Balança & Espada

"A justiça tem numa das mãos a balança em que pesa o direito, e na outra a espada de que se serve para o defender. A espada sem a balança é a força bruta; a balança sem a espada é a impotência do direito" (JHERING)



Jurisprudência

sexta-feira, 13 de agosto de 2021

SIDARTA - Hermann Hesse (último capítulo)

PROCURA
"Quando alguém procura muito – explicou Sidarta – pode facilmente acontecer que seus olhos se concentrem exclusivamente no objeto procurado e que ele fique incapaz de achar o que quer que seja, tornando-se inacessível a tudo e a qualquer coisa porque sempre só pensa naquele objeto, e porque tem uma meta, que o obceca inteiramente. Procurar significa: ter uma meta. Mas achar significa: estar livre, abrir-se a tudo, não ter meta alguma. Pode ser que tu, ó venerável, sejas realmente um buscador, já que, no afã de te aproximares da tua meta, não enxergas certas coisas que se encontram bem perto dos teus olhos".

SABEDORIA
"a sabedoria não pode ser comunicada. A sabedoria que um sábio quiser transmitir sempre cheirará a tolice".
(...)
"Os conhecimentos podem ser transmitidos, mas nunca a sabedoria. Podemos achá-la, podemos vivê-la; podemos consentir em que ela nos norteie; podemos fazer milagres através dela.
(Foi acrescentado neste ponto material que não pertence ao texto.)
int tiled_bwd_data(const float* gy, const float* w, const float* bias, float* gx, int B, int Ci, int H, int W, int Co, int K, int S,
                   int P, int Ho, int Wo, const float* in_bn, hipStream_t st, const BnSink* sink) {
  if (H != W || Ho != Wo) return -1;
  if (sink && !(use_mfma() && (matches<Dec7>(Ci, Co, H, Ho, K, S, P) || matches<Dec4>(Ci, Co, H, Ho, K, S, P) ||
                               (matches<Dec1>(Ci, Co, H, Ho, K, S, P) && !in_bn))))
    return set_error("gpode_convT_fwd_stats: no specialisation for this geometry");
  if (matches<Dec7>(Ci, Co, H, Ho, K, S, P)) return launch_T1<Dec7, 3, 2, 16>(gy, w, bias, gx, B, st, in_bn, sink);
  if (matches<Dec4>(Ci, Co, H, Ho, K, S, P)) {
    static const int tapcols = [] { const char* e = getenv("GPODE_DEC4_TAPCOLS"); return e ? (e[0] == '1' ? 1 : 0) : -1; }();
    if ((tapcols == 1 || (tapcols < 0 && B <= 4 * num_cus())) && use_mfma()) {
      const size_t lds = sizeof(float) * (dec4::NPI * dec4::TLD + 4 * dec4::CI + (sink ? 2 * dec4::CO * dec4::NPO : 0));
      if (set_max_lds((const void*)dec4::k_fwd<true>, lds) || set_max_lds((const void*)dec4::k_fwd<false>, lds) ||
          set_max_lds((const void*)dec4::k_fwd<true, true>, lds) || set_max_lds((const void*)dec4::k_fwd<false, true>, lds)) return 1;
      const int nwg = B < num_cus() ? B : num_cus();
      const BnSink sk = sink ? *sink : BnSink{};
      if (sink && in_bn) hipLaunchKernelGGL((dec4::k_fwd<true, true>), nwg, 512, lds, st, gy, w, bias, gx, B, in_bn, sk);
      else if (sink) hipLaunchKernelGGL((dec4::k_fwd<false, true>), nwg, 512, lds, st, gy, w, bias, gx, B, in_bn, sk);
      else if (in_bn) hipLaunchKernelGGL((dec4::k_fwd<true>), nwg, 512, lds, st, gy, w, bias, gx, B, in_bn, sk);
      else hipLaunchKernelGGL((dec4::k_fwd<false>), nwg, 512, lds, st, gy, w, bias, gx, B, in_bn, sk);
      return check_launch("dec4_fwd_tapcols");
    }
    return launch_T1<Dec4, 3, 2, 16>(gy, w, bias, gx, B, st, in_bn, sink);
  }
  if (matches<Dec1>(Ci, Co, H, Ho, K, S, P)) {
    static const bool old = [] { const char* e = getenv("GPODE_DEC1_ENGINE"); return e && e[0] == '1'; }();
    if (!in_bn && use_mfma() && (!old || sink)) {
      const size_t lds = sizeof(float) * 2 * dec1::NPI * dec1::TLD;
      if (set_max_lds((const void*)dec1::k_fwd<false>, lds) || set_max_lds((const void*)dec1::k_fwd<true>, lds)) return 1;
      const int cap = 2 * num_cus();
      if (sink) hipLaunchKernelGGL(dec1::k_fwd<true>, B < cap ? B : cap, 256, lds, st, gy, w, bias, gx, B, *sink);
      else hipLaunchKernelGGL(dec1::k_fwd<false>, B < cap ? B : cap, 256, lds, st, gy, w, bias, gx, B, BnSink{});
      return check_launch("dec1_fwd_mfma");
    }
    return launch_T1<Dec1, 8, 8, 64>(gy, w, bias, gx, B, st, in_bn);
  }
  if (matches<Enc3>(Ci, Co, H, Ho, K, S, P) && !in_bn && B >= 96) {
    constexpr int IPB = 2;
    constexpr int MAXTAPS = ((Enc3::K + Enc3::S - 1) / Enc3::S) * ((Enc3::K + Enc3::S - 1) / Enc3::S);
    const size_t lds = sizeof(float) * ((size_t)IPB * Enc3::CI * Enc3::HP * Enc3::HP + (size_t)MAXTAPS * Enc3::CI * Enc3::CO);
    auto kern = k_convT_fwd<Enc3, IPB>;
    if (set_max_lds((const void*)kern, lds)) return 1;
    hipLaunchKernelGGL(kern, (B + IPB - 1) / IPB, 256, lds, st, gy, w, bias, gx, B);
    return check_launch("enc_conv3_bwd_data_tiled");
  }
  if (matches<Enc6>(Ci, Co, H, Ho, K, S, P) && use_mfma() && (reinterpret_cast<uintptr_t>(gy) & 15) == 0)
  {
    static const bool ipb8 = [] { const char* e = getenv("GPODE_ENC6_IPB8"); return e && e[0] == '1'; }();
    if (!ipb8 && B < 4 * num_cus()) return launch_igemm<FwdPolicy<Enc6, 16>, 2, 4, 1>(gy, w, bias, gx, B, st, "enc_conv6_bwd_data_mfma", in_bn);
    return launch_igemm<FwdPolicy<Enc6, 16>, 8, 4, 1>(gy, w, bias, gx, B, st, "enc_conv6_bwd_data_mfma", in_bn);
  }
  if (matches<Dec10>(Ci, Co, H, Ho, K, S, P)) {
    if (use_mfma()) {
      const size_t ldsm = sizeof(float) * dec10::KK * dec10::PST;
      if (set_max_lds((const void*)dec10::k_fwd<true>, ldsm) || set_max_lds((const void*)dec10::k_fwd<false>, ldsm)) return 1;
      if (in_bn) hipLaunchKernelGGL(dec10::k_fwd<true>, B < num_cus() ? B : num_cus(), 512, ldsm, st, gy, w, bias, gx, B, in_bn);
      else hipLaunchKernelGGL(dec10::k_fwd<false>, B < num_cus() ? B : num_cus(), 512, ldsm, st, gy, w, bias, gx, B, in_bn);
      return check_launch("dec10_fwd_mfma");
    }
    constexpr int IPB = 2;
    const size_t lds = sizeof(float) * ((size_t)IPB * 16 * 32 * 32 + 16 * 5 * 8);
    auto kern = k_dec10_fwd<IPB>;
    if (set_max_lds((const void*)kern, lds)) return 1;
    hipLaunchKernelGGL(kern, (B + IPB - 1) / IPB, 256, lds, st, gy, w, bias, gx, B);
    return check_launch("dec10_fwd");
  }
  return -1;
}

int conv_v2_dec7_bwd_data(const float* gy, const float* w, float* gx, int B, hipStream_t st);
static bool conv_v2_enabled() {
  static const bool off = [] { const char* e = getenv("GPODE_CONV_V1"); return e && e[0] == '1'; }();
  return !off && use_mfma();
}

int tiled_fwd(const float* x, const float* w, const float* bias, float* y, int B, int Ci, int H, int W, int Co, int K, int S, int P,
              int Ho, int Wo, hipStream_t st) {
  if (H != W || Ho != Wo) return -1;
  if (use_mfma() && (reinterpret_cast<uintptr_t>(x) & 15) == 0) {
    if (matches<Enc3>(Ci, Co, H, Ho, K, S, P)) return launch_igemm<BwdDataPolicy<Enc3, 16>, 4, 4, 1>(x, w, bias, y, B, st, "enc_conv3_fwd_mfma");
    if (matches<Enc6>(Ci, Co, H, Ho, K, S, P)) return launch_igemm<BwdDataPolicy<Enc6, 32>, 8, 1, 2>(x, w, bias, y, B, st, "enc_conv6_fwd_mfma");
  }
  if (bias) return -1;
  if (matches<Dec7>(Ci, Co, H, Ho, K, S, P)) {
    if (conv_v2_enabled() && (reinterpret_cast<uintptr_t>(x) & 15) == 0) return conv_v2_dec7_bwd_data(x, w, y, B, st);
    return launch_T2<Dec7, 2, 8, 1, 16, 2, 1, 256>(x, w, y, B, st);
  }
  if (matches<Dec4>(Ci, Co, H, Ho, K, S, P)) {
    static const bool alt = [] { const char* e = getenv("GPODE_DEC4_BWD_3IMG"); return e && e[0] == '1'; }();
    if (alt) return launch_T2<Dec4, 3, 8, 3, 16, 1, 1>(x, w, y, B, st);
    return launch_T2<Dec4, 3, 8, 2, 32, 1, 1>(x, w, y, B, st);
  }
  if (matches<Dec1>(Ci, Co, H, Ho, K, S, P)) {
    static const bool old = [] { const char* e = getenv("GPODE_DEC1_ENGINE"); return e && e[0] == '1'; }();
    if (use_mfma() && !old && (reinterpret_cast<uintptr_t>(x) & 15) == 0) {
      const size_t lds = sizeof(float) * (2 * dec1::GYF + 4 * dec1::NPI * 33);
      const int cap = 2 * num_cus();
      hipLaunchKernelGGL(dec1::k_bwd_data, B < cap ? B : cap, 256, lds, st, x, w, y, B);
      return check_launch("dec1_bwd_data_mfma");
    }
    return launch_T2<Dec1, 8, 32, 6, 32, 1, 1>(x, w, y, B, st);
  }

  if (matches<Dec10>(Ci, Co, H, Ho, K, S, P)) {
    if (use_mfma() && (reinterpret_cast<uintptr_t>(x) & 15) == 0) {
      constexpr int IPB = 8;
      const size_t ldsm = sizeof(float) * IPB * dec10::PLANE;
      const int ngroups = (B + IPB - 1) / IPB;
      hipLaunchKernelGGL(dec10::k_bwd_data<IPB>, ngroups < num_cus() ? ngroups : num_cus(), 512, ldsm, st, x, w, y, B);
      return check_launch("dec10_bwd_data_mfma");
    }
    return launch_T2<Dec10, 1, 1, 0, 16, 1, 1>(x, w, y, B, st);
  }
  return -1;
}

constexpr int kDec10BnMaxWg = 512;
int dec10_bn_scratch_floats() { return 2 * kDec10BnMaxWg * dec10::CI * 2; }

__global__ __launch_bounds__(512) void k_dec10_parts_reduce(const float* __restrict__ part, int nsplit, float* __restrict__ out, int stride2) {
  __shared__ float sA[dec10::CI], sB[dec10::CI];
  dec10::reduce_parts(part, nsplit, sA, sB);
  __syncthreads();
  const int tid = threadIdx.x;
  if (stride2) { if (tid < 2 * dec10::CI) out[tid] = (tid & 1 ? sB : sA)[tid >> 1]; }
  else if (tid < dec10::CI) out[tid] = sA[tid];
}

Mas não nos é dado pronunciá-la e ensiná-la".

TEMPO E PERFEIÇÃO
"Nenhuma criatura humana, nenhuma ação é inteiramente Sansara nem inteiramente Nirvana. Homem algum é inteiramente santo ou totalmente pecador".
(..)
"— Presta atenção, meu querido, muita atenção! O pecador que eu sou, e que tu és, é pecador, mas um dia voltará a ser Brama. Em determinado momento alcançará o Nirvana e será o Buda. Mas, olha bem: esse 'um dia' é apenas uma ilusão, um termo convencional. O pecador não se encontra a caminho do estado de Buda; não está em plena evolução, muito embora o nosso cérebro seja incapaz de imaginar as coisas de outro modo. Pelo contrário, no pecador já se acha contido, hoje, agora mesmo, o futuro Buda. Todo o seu porvir já está presente. Tu deves respeitar na pessoa desse pecador, na tua própria pessoa, na de qualquer homem, o Buda em botão, o Buda possível, o Buda oculto. O mundo, amigo Govinda, não é imperfeito e não se encaminha lentamente rumo à perfeição. Não! A cada instante é perfeito. Todo e qualquer pecado já traz em si a graça. Em todas as criancinhas já existe o ancião. Nos lactentes já se esconde a morte, como em todos os moribundos há vida eterna. A homem algum é dado perceber até que ponto o seu próximo já avançou na senda que lhe coube. No salteador e no jogador, o Buda espera a sua hora, e no brâmane, o salteador. Na meditação profunda oferece-se-nos a possibilidade de aniquilarmos o tempo, de contemplarmos, simultaneamente, toda a vida passada, presente e futura. Então tudo fica bem; tudo, perfeito; tudo, Brama. Por isso, o que existe me parece bom. A morte, para mim, é igual à vida; o pecado, igual à santidade; a inteligência, igual à tolice. Tudo deve ser como é. Unicamente o meu consenso, a minha vontade, a minha compreensão carinhosa são necessários para que todas as coisas sejam boas, a ponto de somente me trazerem vantagens, sem nunca me prejudicarem. No meu corpo e na minha alma fiz a experiência de quanto carecia do pecado, da volúpia, da cobiça de bens materiais, da vaidade, de quanto precisava até do mais abjeto desespero, para que aprendesse a desistir da minha obstinação, a querer bem ao mundo, a cessar de compará-lo a qualquer outro mundo imaginário, que correspondesse aos meus desejos, a algum tipo de perfeição brotado do meu cérebro e para que, deixando-o tal como é, me limitasse a amá-lo e a gostar de fazer parte dele…".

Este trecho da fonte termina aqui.